Sometimes, an investor gets lucky. They invest in a company with an idea that doesn't go anywhere, the company pivots, and you wind up in the next big thing.
In hindsight, an investor will tell you that they knew they had backed a great team and that was the key to the investment. It's never luck.
I have a lot of trouble with the "great team" scenario, because it just doesn't seem to play out in real life. What about when a company clearly makes a stupid acquisition? When they spend hundreds of millions to buy you only to turn off your product and shut it off later, were you a great team, but you wouldn't have been a great team if you ran out of money two weeks earlier?
Is greatness innate? Are you born to be an entrepreneur?
Why don't all the people who have "great" entrepreneurial qualities succeed? Wouldn't there be some test you could give all first time entrepreneurs to gage their entrepreneurial prowess to understand how good they'll be at running a company?
It feels like a lot of hocus pocus half the time--where we mistake agressiveness and ambition for qualities of good management in startups. Maybe that's why half the time it seems that entrepreneurs are getting in trouble these days--because investors aren't as good as we think they are at funding the kind of people you want to back.
Adam D'Augelli, a very smart investor over at True Ventures, mentioned to me the other day something that rang true--that the best entrepreneurs update their investors with metrics, not stories. That made a lot of sense to me, but what also led from that was the idea that watching metrics was a habit, not something you're born with. It's something that anyone can get into the habit of doing. Knowing your metrics and following them is a discipline and being disciplined is really what being a manager is all about. Do you create processes that bring the right people to your company? Do you create processes that allow them to communicate well with each other and execute? The thing that makes a team more than just a collection of individuals is a system.

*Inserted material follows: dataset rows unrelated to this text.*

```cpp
static bool ops_usable(int dtype, const void *L, int64_t ldl)
{
    static_assert(16 % (2 * sizeof(double)) == 0 && 16 % (2 * sizeof(float)) == 0, "16 is a multiple of 2 es");
    static_assert((16 / sizeof(double)) % 2 == 0 && (16 / sizeof(float)) % 2 == 0, "16 / es is even");
    return tune().trsv_ops != 0 && ((uintptr_t)L) % 16 == 0 && ldl % (16 / (int64_t)esize(dtype)) == 0;
}
static int64_t trsv_ops_min_n() { return std::max<int64_t>(2 * OB, tune().trsv_ops_min); }
bool trsv_ops_ahead_ok(int dtype, const void *L, int64_t n, int64_t ldl) { return n >= 2 * OB && trsv_ops_whole_blocks(n) && ops_usable(dtype, L, ldl); }
bool trsm_ops_ok(int dtype, const void *L, int64_t n, int64_t ldl) { return trsv_ops_ahead_ok(dtype, L, n, ldl) && tune().trsm_ops != 0; }

template <typename T>
struct Sweep {
    const T *L; int64_t n, ldl, ncols; T *b, *x; hipStream_t st;
    unsigned nbt; int64_t sL, sv;
    T *Linv; int64_t sLinv;
    int aligned;
    int64_t nb() const { return cdiv(ncols, TB); }
    int width(int64_t blk) const { return (int)std::min<int64_t>(TB, ncols - blk * TB); }
};

template <typename T>
static void inv64_blocks(const Sweep<T> &S, int64_t first, int transposed)
{
    hipLaunchKernelGGL((inv64_kernel<T>), dim3((unsigned)(cdiv(S.ncols, SB) - first), S.nbt), dim3(256), 0, S.st,
// ... 25 lines not shown
    for (int64_t blk = nb - 1; blk >= kfirst; --blk) {
        const int64_t k0 = blk * TB, q0 = k0 + TB;
        const int jb = S.width(blk), qjb = blk + 1 < nb ? S.width(blk + 1) : 0;
        if (qjb > 0)
            hipLaunchKernelGGL((trsv_bwd_fused<T, 32>), dim3((unsigned)(1 + cdiv(jb, 32)), S.nbt), dim3(TBT), 0, S.st, S.L,
                               S.ldl, S.Linv, S.b, S.x, k0, 0, q0, qjb, k0, k0 + jb, S.aligned, S.sL, S.sLinv, S.sv);
        hipLaunchKernelGGL((trsv_bwd_fused<T, 128>), dim3((unsigned)(1 + (qjb > 0 ? cdiv(k0, 128) : 0)), S.nbt),
                           dim3(TBT), 0, S.st, S.L, S.ldl, S.Linv, S.b, S.x, k0, jb, q0, qjb, (int64_t)0, k0, S.aligned,
                           S.sL, S.sLinv, S.sv);
    }
}

constexpr int NCH = OB / (TBT / OPL);

template <typename T>
static void ops_fwd(const Sweep<T> &S, const OpsView<T> &V)
{
    for (int64_t k = 0; k < V.nfull; ++k) {
        const int64_t k0 = k * OB, far0 = k0 + OB;
        const int64_t nfar = k > 0 ? cdiv(S.n - far0, 64) : 0;
        hipLaunchKernelGGL((trsv_op_kernel<T, true>), dim3((unsigned)(NCH + nfar)), dim3(TBT), 0, S.st, V.W(k),
                           k > 0 ? V.Tf(k) : (const T *)nullptr, S.L, S.ldl, S.b, S.x, S.n, k0, k0 - OB, k > 0 ? OB : 0, far0, S.n, NCH, 1);
    }
}

template <typename T>
static void ops_bwd(const Sweep<T> &S, const OpsView<T> &V, int64_t kend)
{
    for (int64_t k = kend - 1; k >= 0; --k) {
        const int64_t k0 = k * OB, q0 = k0 + OB;
        const int qjb = (k + 1 < V.nfull) ? OB : (int)(S.n - q0);
        const int64_t nfar = qjb > 0 ? cdiv(k0, 128) : 0;
        hipLaunchKernelGGL((trsv_op_kernel<T, false>), dim3((unsigned)(NCH + nfar)), dim3(TBT), 0, S.st, V.Wt(k),
                           qjb > 0 ? V.Tb(k) : (const T *)nullptr, S.L, S.ldl, S.b, S.x, S.n, k0, q0, qjb, (int64_t)0, k0, NCH, 1);
    }
}

template <typename T>
static int trsv_t(const T *L, int64_t n, int64_t ldl, T *b, T *x, int transpose, hipStream_t st,
                  int64_t ncols = -1, const Batch *bt = nullptr, TrsvOps *ops = nullptr)
{
    constexpr int dtype = sizeof(T) == 8 ? GPX_F64 : GPX_F32;
    if (ncols < 0 || ncols > n) ncols = n;
    Sweep<T> S;
    S.L = L; S.n = n; S.ldl = ldl; S.ncols = ncols; S.b = b; S.x = x; S.st = st;
    S.nbt = (unsigned)(bt ? bt->count : 1); S.sL = bt ? bt->sA : 0; S.sv = bt ? bt->sB : 0;
    ProfScope prof(PC_TRSV, ((double)n * ncols - 0.5 * (double)ncols * (ncols - 1)) * sizeof(T) * S.nbt, st);
    S.sLinv = cdiv(ncols, SB) * SB * SB;
    void *scr = nullptr;
    GPX_TRY(g_scr.get((size_t)S.nbt * S.sLinv * sizeof(T), &scr));
    S.Linv = (T *)scr;
    S.aligned = (((uintptr_t)L) % (2 * sizeof(T)) == 0) && (ldl % 2 == 0);
    const bool usable = !bt && ncols == n && ops_usable(dtype, L, ldl);
    const bool cached = ops && ops->mem.p && n % OB == 0 && ops->mem.bytes >= trsv_ops_bytes(dtype, n);
    const bool prebuilt = cached && ops->valid;
// ... 2 lines not shown
        route_hit(RT_TRSV_OPS);
        void *buf = nullptr;
        if (ops) {
            bool grew = false;
            GPX_TRY(ops->mem.reserve(trsv_ops_bytes(dtype, n), st, &grew));
            if (grew) ops->invalidate();
            buf = ops->mem.p;
        } else {
            GPX_TRY(g_ops.get(trsv_ops_bytes(dtype, n), &buf));
        }
        const OpsView<T> V(buf, n);
        if (!ops || !ops->valid) GPX_TRY(trsv_ops_prepare<T>(L, n, ldl, buf, st, ops ? std::min(ops->built, V.nfull) : 0, V.nfull));
        if (ops) { ops->valid = true; ops->built = V.nfull; }
        const bool ragged = n > V.nfull * OB;
        if (!transpose) {
            ops_fwd(S, V);
            if (ragged) { inv64_blocks(S, 0, 1); steps_fwd(S, V.nfull); }
        } else {
            if (ragged) { inv64_blocks(S, 0, 0); steps_bwd(S, V.nfull); }
            ops_bwd(S, V, V.nfull);
        }
    } else if (!transpose) {
        route_hit(RT_TRSV_STEPS);
        inv64_blocks(S, 0, 1);
        steps_fwd(S, 0);
    } else {
        route_hit(RT_TRSV_STEPS);
        inv64_blocks(S, kpart * (OB / SB), 0);
        steps_bwd(S, kpart);
        if (kpart > 0) {
            route_hit(RT_TRSV_OPS);
            ops_bwd(S, OpsView<T>(ops->mem.p, n), kpart);
        }
    }
    GPX_LAUNCH_CHECK();
    return GPX_OK;
}

int trsv_lower(int dtype, const void *L, int64_t n, int64_t ldl, void *b, void *x, int transpose,
               hipStream_t st, const Batch *bt, TrsvOps *ops)
{
    if (n <= 0) return GPX_OK;
    if (dtype == GPX_F64)
        return trsv_t<double>((const double *)L, n, ldl, (double *)b, (double *)x, transpose, st, -1, bt, ops);
    return trsv_t<float>((const float *)L, n, ldl, (float *)b, (float *)x, transpose, st, -1, bt, ops);
}

int trsv_ops_build(int dtype, const void *L, int64_t n, int64_t ldl, TrsvOps *ops, hipStream_t st)
{
    if (!ops || !trsv_ops_whole_blocks(n) || !ops_usable(dtype, L, ldl)) return GPX_OK;
    GPX_TRY(ops->mem.reserve(trsv_ops_bytes(dtype, n), st));
    ops->invalidate();
    if (dtype == GPX_F64) GPX_TRY(trsv_ops_prepare<double>((const double *)L, n, ldl, ops->mem.p, st));
    else GPX_TRY(trsv_ops_prepare<float>((const float *)L, n, ldl, ops->mem.p, st));
    ops->valid = true;
    ops->built = n / OB;
    return GPX_OK;
}

int trsv_ops_build_upto(int dtype, const void *L, int64_t n, int64_t ldl, TrsvOps *ops, int64_t kend, hipStream_t st)
// ... 702 lines not shown
```

gaussian_processes_amd/csrc/gpx_tune.h:

```cpp
#pragma once
#include <stdint.h>

namespace gpx {

#define GPX_TUNE_LIST(X, XF, XS, X2)                                                                                   \
                                                                               \
    XF(gemm_no_fast, "GPX_GEMM_NO_FAST")                                                                               \
    X(gemm_ablate, "GPX_GEMM_ABLATE", 0)                                                                               \
    X(gemm_pad_lds, "GPX_GEMM_PAD_LDS", 0)                                                                             \
    X(gemm_bn64_tiles, "GPX_GEMM_BN64_TILES", 256)                                                                     \
    X(gemm_exact, "GPX_GEMM_EXACT", 1)                                                                                 \
    X(gemm_fine_tiles, "GPX_GEMM_FINE_TILES", 16384)                                                                   \
    X2(syrk_bn64_tiles, "GPX_SYRK_BN64_TILES", 2600, 4000)                                                             \
                                                              \
    X(fit_ride_max, "GPX_FIT_RIDE_MAX", 16384)                                                                         \
    X(fit_ops_ahead, "GPX_FIT_OPS_AHEAD", 1)                                                                           \
    X(fit_ops_ahead_min, "GPX_FIT_OPS_AHEAD_MIN", 8192)                                                                \
    X(fit_ops_tail, "GPX_FIT_OPS_TAIL", 4)                                                                             \
    XS(batch_max, "GPX_BATCH_MAX", 1)                                                                                  \
    X(io_block_bytes, "GPX_IO_BLOCK_BYTES", (int64_t)64 << 20)                                                         \
    X(kmat_panel_bytes, "GPX_KMAT_PANEL_BYTES", (int64_t)256 << 20)                                                    \
                                                                        \
    XF(force_collectives, "GPX_FORCE_COLLECTIVES")                                                                     \
    X(mg_bcast_chunks, "GPX_MG_BCAST_CHUNKS", 4)                                                                       \
    XF(mg_no_timing, "GPX_MG_NO_TIMING")                                                                               \
    XS(mg_owner_first, "GPX_MG_OWNER_FIRST", 0)                                                                        \
                                                                  \
    XF(trace, "GPX_TRACE")                                                                                             \
    X(potrf_res, "GPX_POTRF_RES", 256)                                                                                 \
    X(res_strict, "GPX_RES_STRICT", 1)                                                                                 \
    X(two_part_rows, "GPX_POTRF_TWO_PART_ROWS", 16384)                                                                 \
// ... 49 lines not shown
```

The best entrepreneurs I've worked with have great habits and they create great habits in their companies. They have a way to do just about everything--including how they go about learning what they don't know. Good learning habits are key to success, because no one is born knowing everything.

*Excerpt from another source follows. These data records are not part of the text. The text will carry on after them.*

enum RedMode : int { RED_PLAIN = 0, RED_LN = 1, RED_LN_ADD = 2, RED_LN_MOD = 3 };
struct RedArgs {
    const float* P = nullptr;
    const float* bias = nullptr; const float* res = nullptr;
    const float* g = nullptr; const float* b = nullptr;
    const float* tab = nullptr;
    const int32_t* d_step = nullptr;
    const int32_t* counts = nullptr;
    float* out = nullptr; float* outs = nullptr;
    const int32_t* d_base = nullptr;
    const float* g2 = nullptr; const float* b2 = nullptr;
    size_t plane = 0;
    int S = 1, mode = RED_PLAIN, tab_step_stride = 0, Bs = 1, T = 1, pad_row = 0, b_off = 0, M = 0;
};
int launch_reduce_rows(const RedArgs& a, hipStream_t s, bool per_sample = false);
int launch_split_rows(const float* x, float* y, int R, int K, hipStream_t s);
int launch_gather_rows(const float* src, const int32_t* index, int n_rows, int row_floats, float* dst, hipStream_t s);
int launch_split_range_stats(const float* const* xs, const int64_t* counts, int n, int64_t max_count, unsigned long long* stats,
                             hipStream_t s);
int launch_layernorm(const float* x, const float* g, const float* b, float* y, int M, hipStream_t s);
constexpr int DEC_PREP_MAX = 9;
struct DecCrossPrepBatch { const float* kv[DEC_PREP_MAX]; const float* wq[DEC_PREP_MAX]; const float* bq[DEC_PREP_MAX];
                           const float* wo[DEC_PREP_MAX]; float* gu[DEC_PREP_MAX]; };
constexpr int ROW_BATCH_MAX = 9;
struct RowBatch { const float* a[ROW_BATCH_MAX]; const float* g[ROW_BATCH_MAX]; const float* b[ROW_BATCH_MAX]; float* y[ROW_BATCH_MAX]; };
int launch_layernorm_batch(const RowBatch& rb, int n, int M, hipStream_t s);
int launch_ca_table_input_batch(const RowBatch& rb, int n_layers, int step_stride, int n, int B2, hipStream_t s, int split_out = 0);
int launch_ca_table_input(const float* nval, const float* beta, const float* mod, int step_stride, int n, int B2, float* u,
                          hipStream_t s);
int launch_add_pe(const float* sample, const float* pe, int Bs, int b_off, int b_n, int T, float* x, float* xs, hipStream_t s);
int launch_broadcast_pe(const float* pe, int B, int F, float* x, float* xs, hipStream_t s);
int launch_broadcast_pe_ragged(const float* pe, const int32_t* row_off, int B, int F, int F_out, float* x, float* xs, int32_t* row_out,
                               hipStream_t s);
int launch_relu(const float* x, float* y, size_t n, hipStream_t s);
int launch_pad_rows(const float* src, const float* srcb, float* dst, float* dstb, int C, int Np, hipStream_t s);
int launch_zero_fill(float* x, size_t n, hipStream_t s);
int launch_silu(const float* x, float* y, size_t n, hipStream_t s);
int launch_sinusoid(const int64_t* t, int n, float* out, hipStream_t s);
struct StepEnd {
    const float *coef, *noise;
    NoiseGen gen;
    float g; const float* gs;
    int cfg;
    float* x0_prev;
    bool edit; const int32_t* starts; int first_step;
    float *traj_x, *traj_x0; const int32_t* traj_counts;
    bool record() const { return traj_x != nullptr || traj_x0 != nullptr; }
};
int launch_traj_zero_pad(float* traj, const int32_t* counts, int first, int n, int B, int T, hipStream_t s);
int launch_cfg_step(const float* eps, float* lat, const int32_t* d_step, const StepEnd& e, int B, int T, hipStream_t s);
int launch_advance(int32_t* d_step, hipStream_t s);
int launch_step_tail(float* x, float* xs, const float* ng, const float* nb, float* lat, int32_t* d_step, const float* pe, const StepEnd& e,
                     int B, int T, hipStream_t s);
int launch_noise_fill(const NoiseGen& gen, int step0, int n, int B, int T, float* out, hipStream_t s);
int launch_init_latents(const float* noise, const int32_t* counts, float sigma, float* lat, int B, int T, hipStream_t s);
int launch_init_latents_gen(const NoiseGen& gen, const int32_t* counts, float sigma, float* lat, int B, int T, hipStream_t s);
int launch_init_latents_from(const float* z0, const float* noise, const NoiseGen& gen, const int32_t* counts, const float* coef,
                             const int32_t* starts, int first_step, float* lat, int B, int T, int32_t* d_step, hipStream_t s);
int launch_finalize_latents(const float* lat, const int32_t* counts, float* z, int B, int T, hipStream_t s, const unsigned* status = nullptr);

I like this habit model of great entrepreneurs because it means anyone can get their given determination and discipline. It makes greatness accessable.

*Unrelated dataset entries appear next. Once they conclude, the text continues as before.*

## Fold neighbor-list displacement check into the integrate kernel

Moves the per-step displacement check and sorted-position refresh into the integration kernel, which runs per constraint unit, whenever there is a single rank, a nonbonded force and no CCMA. In-step force evaluation then skips its separate check-displacement launch. One standalone check still runs at the start of each step call, and the last block resets the list counters. This removes a kernel launch and a pass over positions each step, at the cost of extra work in the integrator and a more fragile coupling of list state to it.

```diff
diff --git a/openmm_b200/csrc/engine.cu b/openmm_b200/csrc/engine.cu
--- a/openmm_b200/csrc/engine.cu
+++ b/openmm_b200/csrc/engine.cu
@@ -95,6 +95,7 @@
     DevBuf<unsigned long long> stepCounter;
     DevBuf<unsigned int> blocksDone;
     bool stepStateValid = false;
+    bool listChecked = false;
     DevBuf<real> grid, eterm;
     DevBuf<long long> gridFixed;
     DevBuf<real2> cgrid;
@@ -150,7 +151,7 @@
     std::vector<long long> hforce;
 };
 
-#define API_BEGIN(ctx) if (!(ctx)) return -1; try { CUDA_CHECK(cudaSetDevice((ctx)->device));
+#define API_BEGIN(ctx) if (!(ctx)) return -1; (ctx)->listChecked = false; try { CUDA_CHECK(cudaSetDevice((ctx)->device));
 #define API_END(ctx) } catch (std::exception& e) { (ctx)->err = e.what(); return -1; } return 0;
 
 static void require(bool cond, const char* msg) { if (!cond) throw std::runtime_error(msg); }
@@ -1458,6 +1459,10 @@
     return p;
 }
 
+static bool fold_check(const b200md_ctx* c) {
+    return c->world == 1 && c->haveNb && c->ccma.ncomp == 0;
+}
+
 static int enqueue_forces(b200md_ctx* c, int terms, bool energy, bool forcesAlreadyZero = false, bool inStep = false, unsigned int groupMask = 0xffffffffu) {
     int launches = 0;
     cudaStream_t s = c->stream;
@@ -1498,7 +1503,7 @@
     };
     if (!forkAfterList) launch_recip();
     if (direct) {
-        launch_check_displacement(c->nb, c->cd, s); launches++;
+        if (!(inStep && fold_check(c))) { launch_check_displacement(c->nb, c->cd, s); launches++; }
         launch_list_build(c->nb, s); launches += LIST_BUILD_LAUNCHES;
     }
     int bterms = terms & (B200MD_TERM_BONDS | B200MD_TERM_ANGLES | B200MD_TERM_TORSIONS | B200MD_TERM_RB_TORSIONS | B200MD_TERM_CMAP);
@@ -1636,7 +1641,7 @@
     in.fscaleD = friction == 0 ? dt : (1-vscale)/friction;
     in.noisescaleD = kind == B200MD_INT_LANGEVIN_MIDDLE ? std::sqrt(1-vscale*vscale) : std::sqrt(kT*(1-vscale*vscale));
     in.stepCounter = ctx->stepCounter.p;
-    in.fused = 0; in.cmEveryStep = 0; in.cmScratch = ctx->cmScratch.p; in.blocksDone = ctx->blocksDone.p;
+    in.fused = 0; in.cmEveryStep = 0; in.checkList = 0; in.cmScratch = ctx->cmScratch.p; in.blocksDone = ctx->blocksDone.p;
     ctx->dt = dt; ctx->temperature = temperature; ctx->friction = friction;
     ctx->haveIntegrator = true;
     invalidate_graph(ctx);
@@ -1650,6 +1655,7 @@
     in.cmEveryStep = (c->cmFreq == 1) ? 1 : 0;
     in.cmScratch = c->cmScratch.p;
     in.blocksDone = c->blocksDone.p;
+    in.checkList = fold_check(c) ? 1 : 0;
     if (c->ccma.ncomp > 0) { launch_ccma_step(c->nb, c->ccma, in, c->stream); launches += 1; }
     launch_integrate(c->nb, c->units, in, c->cd, c->stream); launches += 1;
     return launches;
@@ -1688,6 +1694,7 @@
 }
 
 extern "C" int b200md_step(b200md_ctx* ctx, int nsteps) {
+    const bool checked = ctx && ctx->listChecked;
     API_BEGIN(ctx)
     require(ctx->finalized && ctx->haveIntegrator, "step before finalize / set_integrator");
     b200md_ctx* c = ctx;
@@ -1703,6 +1710,8 @@
         }
         c->stepStateValid = true;
     }
+    const bool fold = fold_check(c);
+    if (fold && !checked) { launch_check_displacement(c->nb, c->cd, c->stream); c->kernelLaunches++; }
     while (remaining > 0) {
         if (c->cmFreq > 1 && c->stepCount % c->cmFreq == 0) { sync_velocities(c); launch_remove_cm(c->nb, c->cmScratch.p, c->stream); c->kernelLaunches += 2; }
         int done = 1;
@@ -1728,6 +1737,7 @@
         remaining -= done;
     }
     CUDA_CHECK(cudaGetLastError());
+    c->listChecked = fold;
     API_END(ctx)
 }
 
diff --git a/openmm_b200/csrc/engine.h b/openmm_b200/csrc/engine.h
--- a/openmm_b200/csrc/engine.h
+++ b/openmm_b200/csrc/engine.h
@@ -168,6 +168,7 @@
     unsigned long long* stepCounter;
     int fused;
     int cmEveryStep;
+    int checkList;
     double* cmScratch;
     unsigned int* blocksDone;
 };
diff --git a/openmm_b200/csrc/integrate.cu b/openmm_b200/csrc/integrate.cu
--- a/openmm_b200/csrc/integrate.cu
+++ b/openmm_b200/csrc/integrate.cu
@@ -187,6 +187,27 @@
     else if (U.type == 2) shake_velocities(U.x, v, U.invM, U.n-1, tol);
 }
 
+template <class R>
+__device__ __forceinline__ void check_moved_unit(const NbDev& nb, const Unit<R>& U) {
+    float4 p[4], r[4];
+    int s[4];
+    _Pragma("unroll") for (int k = 0; k < 4; k++) if (k < U.n) {
+        const int a = U.atom[k];
+        p[k] = nb.posq[a]; r[k] = nb.refPos[a]; s[k] = nb.sortedOf[a];
+    }
+    const ListDev& L = nb.list[nb.counters[CT_CUR] & 1];
+    bool moved = false;
+    _Pragma("unroll") for (int k = 0; k < 4; k++) if (k < U.n) {
+        const float dx = p[k].x-r[k].x, dy = p[k].y-r[k].y, dz = p[k].z-r[k].z;
+        const float d2 = dx*dx + dy*dy + dz*dz;
+        moved |= !(d2 <= nb.halfPad2);
+        L.sposq[s[k]] = p[k];
+        if (s[k] == nb.natoms - 1)
+            for (int t = nb.natoms; t < nb.npad; t++) L.sposq[t] = make_float4(p[k].x, p[k].y, p[k].z, 0.f);
+    }
+    if (moved) nb.counters[CT_REBUILD] = 1;
+}
+
 template <int KIND, class R>
 __global__ void __launch_bounds__(128, sizeof(R) == 8 ? 1 : 0) k_integrate(NbDev nb, UnitDev un, IntegDev in, CommDev cd) {
     const bool multi = cd.world > 1;
@@ -271,6 +292,7 @@
             }
         }
     }
+    if (in.checkList) check_moved_unit<R>(nb, U);
     }
     if (!in.fused && !(multi && !cd.posByPush)) return;
     if (cmFused) {
@@ -320,6 +342,7 @@
     if (last && threadIdx.x == 0) {
         *in.blocksDone = 0u;
         *in.stepCounter = step + 1ull;
+        if (in.checkList) { nb.counters[CT_CURSOR] = 0; nb.counters[CT_PAIRSTART] = 0; }
     }
 }
 
```

Result: faster. 1356, median of 6 (+1.1%).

It's the same with culture. Culture isn't innate to a company--it's a series of habits and practices. It derives from conscious language choices when you hear from management both in public and private--from where incentives are placed, and related to how much emphasize is put on values, communication, and mutual respect. It doesn't just happen. It's a habitual practice.
It's very similar to my own experience with running.
When you're younger, so much of your physical ability derives from the randomness of who sprouts up earlier, who was born just before the cutoff and happens to be almost a year older than everyone, etc. Over time, those advantages disappear as the playing field evens out. Your ability to be a good runner at the recreational level, as you get older, has more to do with your diet and exercise routine than it has anything to do with genetics. In the top 1%, that might not hold, but I'm routinely finishing around the top 5% of my races these days without ever having been anything in the realm of being a top athlete when I was younger. I'm just a lot more disciplined than a lot of my 30-something peers these days, and that's a big advantage.
Greatness is a practice that anyone can achieve. I like it better that way.